template <int BM, int BN, int NSTAGE, int NTH = NT, int WM = 2, int PF = 1, bool BIAS = false, bool BNA = false>
__global__ void __launch_bounds__(NTH, NTH == NT ? 2 : 1) wgrad_kernel(WGParams p) {
  static_assert(!BNA || (PF == 1 && !BIAS), "the staged BN-backward apply: single register slot, no bias");
  constexpr int WN = NTH / 64 / WM;
  constexpr int RBA = BM * 2;
  constexpr int RBB = BN * 2;
  constexpr int A_BYTES = BK * RBA;
  constexpr int B_BYTES = BK * RBB;
  constexpr int STAGE = A_BYTES + B_BYTES;
  constexpr int ACH = BM / 8;
  constexpr int AROWS = NTH / ACH;
  constexpr int NA = BK / AROWS;
  constexpr int BCH = BN / 8;
  constexpr int BROWS = NTH / BCH;
  constexpr int NB = BK / BROWS;
  constexpr int MI = BM / (WM * 16);
  constexpr int NI = BN / (WN * 16);
  static_assert(NA >= 1 && NB >= 1 && MI >= 1 && NI >= 1 && WM * WN * 64 == NTH, "wgrad tile shape");
  __shared__ __attribute__((aligned(16))) char smem[NSTAGE * STAGE];

  const int tid = threadIdx.x, lane = tid & 63, wave = tid >> 6;
  const int wm = wave / WN, wn = wave % WN;

  const int ntm = (p.Mo + BM - 1) / BM, ntn = (p.No + BN - 1) / BN;
  const int ntiles = ntm * ntn;
  const int bid = p.xcd ? (int)xcd_remap(blockIdx.x, gridDim.x) : (int)blockIdx.x;
  const int tile = bid % ntiles;
  const int split = bid / ntiles;
  const int tm = tile / ntn, tn = tile % ntn;
  const int co0 = tm * BM, tc0 = tn * BN;

  const int nk_total = (p.M + BK - 1) / BK;
  const int kt_begin = split * p.ktiles_per_split;
  const int kt_end = min(nk_total, kt_begin + p.ktiles_per_split);

  const int cA = tid % ACH, rA0 = tid / ACH;
  const int coA = co0 + cA * 8;
  const bool okA = coA < p.Mo;
  const int cB = tid % BCH, rB0 = tid / BCH;
  const int colB = tc0 + cB * 8;
  const bool okB = colB < p.No;
  int tap = fdiv(okB ? colB : 0, p.div_C);
  const int cB_ch = (okB ? colB : 0) - tap * p.C;
  const int th = fdiv(tap, p.div_ntw), tw = tap - th * p.ntw;
  const int offh = p.oh0 + p.dh * th, offw = p.ow0 + p.dw * tw;

  u32x4 ra[NA], rb[NB];
  u32x4 ry[BNA ? NA : 1];
  bool rv[BNA ? NA : 1];
  float c1[BNA ? 8 : 1], c2[BNA ? 8 : 1], c3[BNA ? 8 : 1], csc[BNA ? 8 : 1], csh[BNA ? 8 : 1];
  if constexpr (BNA) {
    const int c0 = okA ? coA : 0;
#pragma unroll
    for (int e = 0; e < 8; ++e) {
      c1[e] = p.bn_c[c0 + e];
      c2[e] = p.bn_c[p.Mo + c0 + e];
      c3[e] = p.bn_c[2 * p.Mo + c0 + e];
      csc[e] = p.bn_c[3 * p.Mo + c0 + e];
      csh[e] = p.bn_c[4 * p.Mo + c0 + e];
    }
  }
  const bool dobias = BIAS && tn == 0;
  f32x4 bacc[BIAS ? MI : 1];
#pragma unroll
  for (int i = 0; i < (BIAS ? MI : 1); ++i) bacc[i] = f32x4{0.f, 0.f, 0.f, 0.f};

  auto load_into = [&](int kt, u32x4 (&ra)[NA], u32x4 (&rb)[NB]) {
    const int k0 = kt * BK;
#pragma unroll
    for (int i = 0; i < NA; ++i) {
      int m = k0 + rA0 + AROWS * i;
      const bool ok = okA && m < p.M;
      ra[i] = *reinterpret_cast<const u32x4*>(ok ? (const void*)(p.dy + (size_t)m * p.ldy + coA) : p.zero);
      if constexpr (BNA) {
        rv[i] = ok;
        ry[i] = *reinterpret_cast<const u32x4*>(ok ? (const void*)(p.bn_y + (size_t)m * p.ldy + coA) : p.zero);
      }
    }
#pragma unroll
    for (int i = 0; i < NB; ++i) {
      int m = k0 + rB0 + BROWS * i;
      bool ok = okB && m < p.M;
      uint32_t mm = ok ? m : 0;
      uint32_t img = fdiv(mm, p.div_HWm);
      uint32_t rem = mm - img * (uint32_t)(p.Hm * p.Wm);
      uint32_t oh = fdiv(rem, p.div_Wm);
      uint32_t ow = rem - oh * p.Wm;
      int ih = (int)(oh * p.sh) + offh, iw = (int)(ow * p.sw) + offw;
      ok = ok && (unsigned)ih < (unsigned)p.Hs && (unsigned)iw < (unsigned)p.Ws;
      rb[i] = *reinterpret_cast<const u32x4*>(
          ok ? (const void*)(p.x + ((size_t)(img * p.Hs + ih) * p.Ws + iw) * p.pix + cB_ch) : p.zero);
    }
  };
  auto load_tile = [&](int kt) { load_into(kt, ra, rb); };
  auto store_from_db = [&](auto, int buf, const u32x4 (&ra)[NA], const u32x4 (&rb)[NB]) {
    char* sa = smem + buf * STAGE;
    char* sb = sa + A_BYTES;
#pragma unroll
    for (int i = 0; i < NA; ++i) {
      u32x4 v = ra[i];
      if constexpr (BNA) {
        float g[8], y[8];
#pragma unroll
        for (int e = 0; e < 4; ++e) {
          g[2 * e] = lo_bf(v[e]); g[2 * e + 1] = hi_bf(v[e]);
          y[2 * e] = lo_bf(ry[i][e]); y[2 * e + 1] = hi_bf(ry[i][e]);
        }
#pragma unroll
        for (int k = 0; k < 8; ++k) {
          g[k] = (y[k] * csc[k] + csh[k]) > 0.f ? g[k] : 0.f;
          g[k] = c1[k] * g[k] + c2[k] * y[k] + c3[k];
        }
#pragma unroll
        for (int e = 0; e < 4; ++e) v[e] = rv[i] ? pack2bf(g[2 * e], g[2 * e + 1]) : 0u;
      }
      *reinterpret_cast<u32x4*>(sa + lds_off<RBA>(rA0 + AROWS * i, cA * 16)) = v;
    }
#pragma unroll
    for (int i = 0; i < NB; ++i)
      *reinterpret_cast<u32x4*>(sb + lds_off<RBB>(rB0 + BROWS * i, cB * 16)) = rb[i];
  };

  f32x4 acc[MI][NI];
#pragma unroll
  for (int i = 0; i < MI; ++i)
#pragma unroll
    for (int j = 0; j < NI; ++j) acc[i][j] = f32x4{0.f, 0.f, 0.f, 0.f};

  auto compute = [&](auto, const char* sa) {
    const char* sb = sa + A_BYTES;
#pragma unroll
    for (int kk = 0; kk < 2; ++kk) {
      bf16x8 bfr[NI];
#pragma unroll
      for (int j = 0; j < NI; ++j) bfr[j] = tr_frag<RBB>(sb, kk * 32, wn * (BN / WN) + j * 16, lane);
#pragma unroll
      for (int i = 0; i < MI; ++i) {
        const bf16x8 af = tr_frag<RBA>(sa, kk * 32, wm * (BM / WM) + i * 16, lane);
#pragma unroll
        for (int j = 0; j < NI; ++j)
          acc[i][j] = __builtin_amdgcn_mfma_f32_16x16x32_bf16(bfr[j], af, acc[i][j], 0, 0, 0);
      }
    }
  };

  auto kloop = [&](auto db) {
  auto store_from = [&](int buf, const u32x4 (&ra)[NA], const u32x4 (&rb)[NB]) { store_from_db(db, buf, ra, rb); };
  auto store_tile = [&](int buf) { store_from(buf, ra, rb); };
  if constexpr (PF == 2) {
    static_assert(NSTAGE == 2, "deep prefetch uses the 2-stage LDS ring");
    u32x4 ra2[NA], rb2[NB];
    const int n = kt_end - kt_begin;
    if (n > 0) {
      load_into(kt_begin, ra, rb);
      store_from(0, ra, rb);
    }
    if (n > 1) load_into(kt_begin + 1, ra2, rb2);
    if (n > 2) load_into(kt_begin + 2, ra, rb);
    __syncthreads();
    for (int i = 0; i < n; i += 2) {
      compute(db, smem);
      if (i + 1 < n) store_from(1, ra2, rb2);
      __syncthreads();
      if (i + 3 < n) load_into(kt_begin + i + 3, ra2, rb2);
      if (i + 1 >= n) break;
      compute(db, smem + STAGE);
      if (i + 2 < n) store_from(0, ra, rb);
      __syncthreads();
      if (i + 4 < n) load_into(kt_begin + i + 4, ra, rb);
    }
  } else {
  if (kt_begin < kt_end) {
    load_tile(kt_begin);
    store_tile(0);
  }
  __syncthreads();
  for (int kt = kt_begin; kt < kt_end; ++kt) {
    const int cur = NSTAGE == 2 ? ((kt - kt_begin) & 1) : 0;
    if (kt + 1 < kt_end) load_tile(kt + 1);
    compute(db, smem + cur * STAGE);
    if (NSTAGE == 2) {
      if (kt + 1 < kt_end) store_tile(cur ^ 1);
      __syncthreads();
    } else if (kt + 1 < kt_end) {
      __syncthreads();
      store_tile(0);
      __syncthreads();
    }
  }
  }
  };
  kloop(std::integral_constant<bool, false>{});

  if constexpr (BIAS) {
    if (dobias) {
      constexpr int CPR = BM / 8, RPP = NTH / CPR;
      const int cc = tid % CPR, rr = tid / CPR;
      const int co = co0 + cc * 8;
      float bs[8] = {0.f, 0.f, 0.f, 0.f, 0.f, 0.f, 0.f, 0.f};
      if (co < p.Mo) {
        const int m1 = min(p.M, kt_end * BK);
        int m = kt_begin * BK + rr;
        for (; m + 3 * RPP < m1; m += 4 * RPP) {
          u32x4 v[4];
#pragma unroll
          for (int u = 0; u < 4; ++u) v[u] = *reinterpret_cast<const u32x4*>(p.dy + (size_t)(m + u * RPP) * p.ldy + co);
#pragma unroll
          for (int u = 0; u < 4; ++u)
#pragma unroll
            for (int e = 0; e < 4; ++e) {
              bs[2 * e] += lo_bf(v[u][e]);
              bs[2 * e + 1] += hi_bf(v[u][e]);
            }
        }
        for (; m < m1; m += RPP) {
          const u32x4 v = *reinterpret_cast<const u32x4*>(p.dy + (size_t)m * p.ldy + co);
#pragma unroll
          for (int e = 0; e < 4; ++e) {
            bs[2 * e] += lo_bf(v[e]);
            bs[2 * e + 1] += hi_bf(v[e]);
          }
        }
      }
      __syncthreads();
      float* red = reinterpret_cast<float*>(smem);
#pragma unroll
      for (int k = 0; k < 8; ++k) red[tid * 8 + k] = bs[k];
      __syncthreads();
      if (tid < CPR && co < p.Mo) {
        float t8[8] = {0.f, 0.f, 0.f, 0.f, 0.f, 0.f, 0.f, 0.f};
        for (int j = 0; j < RPP; ++j)
#pragma unroll
          for (int k = 0; k < 8; ++k) t8[k] += red[(j * CPR + tid) * 8 + k];
        float* bo = p.bslab + (size_t)split * p.Mo + co;
        *reinterpret_cast<f32x4*>(bo) = f32x4{t8[0], t8[1], t8[2], t8[3]};
        *reinterpret_cast<f32x4*>(bo + 4) = f32x4{t8[4], t8[5], t8[6], t8[7]};
      }
    }
  }

  float* out = p.slab + (size_t)split * p.Mo * p.No;
#pragma unroll
  for (int i = 0; i < MI; ++i) {
    int co = co0 + wm * (BM / WM) + i * 16 + (lane & 15);
#pragma unroll
    for (int j = 0; j < NI; ++j) {
      int tc = tc0 + wn * (BN / WN) + j * 16 + (lane >> 4) * 4;
      if (co < p.Mo && tc < p.No) {
        *reinterpret_cast<f32x4*>(out + (size_t)co * p.No + tc) = acc[i][j];
      }
    }
  }
}

__global__ void wgrad_reduce1_kernel(const float* __restrict__ slab, float* __restrict__ dst, long n4, int splits,
                                     int G, float scale, int accumulate, int final_stage) {
  long i = (long)blockIdx.x * blockDim.x + threadIdx.x;
  if (i >= n4) return;
  const int g = blockIdx.y;
  const f32x4* s = reinterpret_cast<const f32x4*>(slab) + i;
  f32x4 a = {0.f, 0.f, 0.f, 0.f}, b = {0.f, 0.f, 0.f, 0.f};
  int k = g;
  for (; k + G < splits; k += 2 * G) {
    a += s[(long)k * n4];
    b += s[(long)(k + G) * n4];
  }
  if (k < splits) a += s[(long)k * n4];
  a += b;
  f32x4* o = reinterpret_cast<f32x4*>(dst) + (final_stage ? i : (long)g * n4 + i);
  if (final_stage) {
    a *= scale;
    if (accumulate) a += *o;
  }
  *o = a;
}

}

struct WGVar {
  int BM, BN, NS, NTH, target;
};
constexpr int WG_NVAR = 28;
constexpr WGVar WG_VARS[WG_NVAR] = {
    {64, 64, 2, 256, 1024},   {64, 64, 1, 256, 1024},   {64, 64, 1, 256, 2048},
    {64, 128, 2, 256, 1024},  {64, 128, 1, 256, 1024},  {64, 128, 1, 256, 2048},
    {128, 64, 2, 256, 1024},  {128, 64, 1, 256, 1024},  {128, 64, 1, 256, 2048},
    {128, 128, 2, 256, 1024}, {128, 128, 1, 256, 1024}, {128, 128, 1, 256, 2048},
    {256, 128, 2, 512, 512},  {128, 256, 2, 512, 512},  {256, 128, 2, 512, 1024},
    {128, 256, 2, 512, 1024}, {256, 256, 2, 512, 256},  {256, 256, 2, 512, 512},
    {64, 128, 3, 256, 1024},  {128, 64, 3, 256, 1024},  {128, 128, 3, 256, 1024},
    {128, 128, 3, 256, 2048}, {64, 64, 3, 256, 2048},   {256, 128, 3, 512, 512},
    {128, 256, 3, 512, 512},  {256, 128, 3, 512, 1024}, {128, 256, 3, 512, 1024},
    {256, 256, 3, 512, 512},
};
static WGVar wg_variant(int v, int Mo, int No) {
  if (v < 0 || v >= WG_NVAR) return WGVar{Mo <= 64 ? 64 : 128, No <= 64 ? 64 : 128, 2, 256, 1024};
  return WG_VARS[v];
}

constexpr int WG_RING = WG_NVAR + 1;
PDT_API int pdt_wgrad_num_variants() { return WG_NVAR + 2; }
PDT_API int pdt_wgrad_halo_id() { return WG_NVAR; }

static int wgrad_ring_plan(int M, int Mo, int No, int* ktiles_per_split) {
  const int tiles = (Mo / 256) * (No / 256);
  const int nk = (M + BK - 1) / BK;
  const long slots = pdt_num_cus();
  int splits = 1;
  long best_cost = -1;
  for (int s = 1; s <= nk; ++s) {
    const int kps = (nk + s - 1) / s;
    if (s > 1 && kps < 8) break;
    const int se = (nk + kps - 1) / kps;
    const long cost = (((long)tiles * se + slots - 1) / slots) * kps;
    if (best_cost < 0 || cost < best_cost) {
      best_cost = cost;
      splits = s;
    }
  }
  const int kps = (nk + splits - 1) / splits;
  *ktiles_per_split = kps;
  return (nk + kps - 1) / kps;
}

static void launch_wg_bna(const WGVar& w, dim3 grid, const WGParams& p, hipStream_t stream) {
#define WG_LAUNCH_B(a, b, c) hipLaunchKernelGGL((wgrad_kernel<a, b, c, NT, 2, 1, false, true>), grid, dim3(NT), 0, stream, p)
  if (w.NS == 2) {
    if (w.BM == 64 && w.BN == 64) WG_LAUNCH_B(64, 64, 2);
    else if (w.BM == 64) WG_LAUNCH_B(64, 128, 2);
    else if (w.BN == 64) WG_LAUNCH_B(128, 64, 2);
    else WG_LAUNCH_B(128, 128, 2);
  } else {
    if (w.BM == 64 && w.BN == 64) WG_LAUNCH_B(64, 64, 1);
    else if (w.BM == 64) WG_LAUNCH_B(64, 128, 1);
    else if (w.BN == 64) WG_LAUNCH_B(128, 64, 1);
    else WG_LAUNCH_B(128, 128, 1);
  }
#undef WG_LAUNCH_B
}

template <bool BIAS>
static void launch_wg(const WGVar& w, dim3 grid, const WGParams& p, hipStream_t stream) {
  const int BM = w.BM, BN = w.BN, NS = w.NS;
#define WG_LAUNCH(a, b, c) hipLaunchKernelGGL((wgrad_kernel<a, b, c, NT, 2, 1, BIAS>), grid, dim3(NT), 0, stream, p)
#define WG_LAUNCH8(a, b, wm) hipLaunchKernelGGL((wgrad_kernel<a, b, 2, 512, wm, 1, BIAS>), grid, dim3(512), 0, stream, p)
#define WG_LAUNCH_PF(a, b, t, wm) hipLaunchKernelGGL((wgrad_kernel<a, b, 2, t, wm, 2, BIAS>), grid, dim3(t), 0, stream, p)
  if (NS == 3) {
    if (w.NTH == 512) {
      if (BM == 256 && BN == 256) WG_LAUNCH_PF(256, 256, 512, 2);
      else if (BM == 256) WG_LAUNCH_PF(256, 128, 512, 4);
      else WG_LAUNCH_PF(128, 256, 512, 2);
    } else {
      if (BM == 64 && BN == 64) WG_LAUNCH_PF(64, 64, 256, 2);
      else if (BM == 64) WG_LAUNCH_PF(64, 128, 256, 2);
      else if (BN == 64) WG_LAUNCH_PF(128, 64, 256, 2);
      else WG_LAUNCH_PF(128, 128, 256, 2);
    }
  } else if (w.NTH == 512) {
    if (BM == 256 && BN == 256) WG_LAUNCH8(256, 256, 2);
    else if (BM == 256) WG_LAUNCH8(256, 128, 4);
    else WG_LAUNCH8(128, 256, 2);
  } else if (NS == 2) {
    if (BM == 64 && BN == 64) WG_LAUNCH(64, 64, 2);
    else if (BM == 64) WG_LAUNCH(64, 128, 2);
    else if (BN == 64) WG_LAUNCH(128, 64, 2);
    else WG_LAUNCH(128, 128, 2);
  } else {
    if (BM == 64 && BN == 64) WG_LAUNCH(64, 64, 1);
    else if (BM == 64) WG_LAUNCH(64, 128, 1);
    else if (BN == 64) WG_LAUNCH(128, 64, 1);
    else WG_LAUNCH(128, 128, 1);
  }
#undef WG_LAUNCH
#undef WG_LAUNCH8
#undef WG_LAUNCH_PF
}

template <bool BIAS, bool BNA>
static const void* wg_kernel(const WGVar& w) {
#define KP(a, b, c, t, wm, pf) return reinterpret_cast<const void*>(&wgrad_kernel<a, b, c, t, wm, pf, BIAS, BNA>)
  const int BM = w.BM, BN = w.BN, NS = w.NS;
  if constexpr (!BNA) {
    if (NS == 3) {
      if (w.NTH == 512) {
        if (BM == 256 && BN == 256) KP(256, 256, 2, 512, 2, 2);
        if (BM == 256) KP(256, 128, 2, 512, 4, 2);
        KP(128, 256, 2, 512, 2, 2);
      }
      if (BM == 64 && BN == 64) KP(64, 64, 2, NT, 2, 2);
      if (BM == 64) KP(64, 128, 2, NT, 2, 2);
      if (BN == 64) KP(128, 64, 2, NT, 2, 2);
      KP(128, 128, 2, NT, 2, 2);
    }
    if (w.NTH == 512) {
      if (BM == 256 && BN == 256) KP(256, 256, 2, 512, 2, 1);
      if (BM == 256) KP(256, 128, 2, 512, 4, 1);
      KP(128, 256, 2, 512, 2, 1);
    }
  }
  if (NS == 2) {
    if (BM == 64 && BN == 64) KP(64, 64, 2, NT, 2, 1);
    if (BM == 64) KP(64, 128, 2, NT, 2, 1);
    if (BN == 64) KP(128, 64, 2, NT, 2, 1);
    KP(128, 128, 2, NT, 2, 1);
  }
  if (BM == 64 && BN == 64) KP(64, 64, 1, NT, 2, 1);
  if (BM == 64) KP(64, 128, 1, NT, 2, 1);
  if (BN == 64) KP(128, 64, 1, NT, 2, 1);
  KP(128, 128, 1, NT, 2, 1);
#undef KP
}

static long wg_slots(int v, const WGVar& w) {
  static int cache[WG_NVAR] = {};
  if (v < 0 || v >= WG_NVAR) return 2L * pdt_num_cus();
  if (cache[v] == 0) {
    int n = 1 << 20;
    const void* ks[3] = {wg_kernel<false, false>(w), wg_kernel<true, false>(w),
                         (w.NS <= 2 && w.NTH == NT) ? wg_kernel<false, true>(w) : nullptr};
    for (const void* k : ks) {
      int b = 0;
      if (k == nullptr) continue;
      if (hipOccupancyMaxActiveBlocksPerMultiprocessor(&b, k, w.NTH, 0) != hipSuccess) b = 1;
      n = b < n ? b : n;
    }
    cache[v] = n < 1 ? 1 : n;
  }
  return (long)cache[v] * pdt_num_cus();
}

------------------------------------------------------------------------

> TASK GOAL: Every line above from the line with "KP(64, 64, 1, NT, 2, 1);" to the line with "int n = 1 << 20;" is wanted, ends included; write them out exactly and add no other line.

> EXERCISE RESPONSE:
  if (BM == 64 && BN == 64) KP(64, 64, 1, NT, 2, 1);
  if (BM == 64) KP(64, 128, 1, NT, 2, 1);
  if (BN == 64) KP(128, 64, 1, NT, 2, 1);
  KP(128, 128, 1, NT, 2, 1);
#undef KP
}

static long wg_slots(int v, const WGVar& w) {
  static int cache[WG_NVAR] = {};
  if (v < 0 || v >= WG_NVAR) return 2L * pdt_num_cus();
  if (cache[v] == 0) {
    int n = 1 << 20;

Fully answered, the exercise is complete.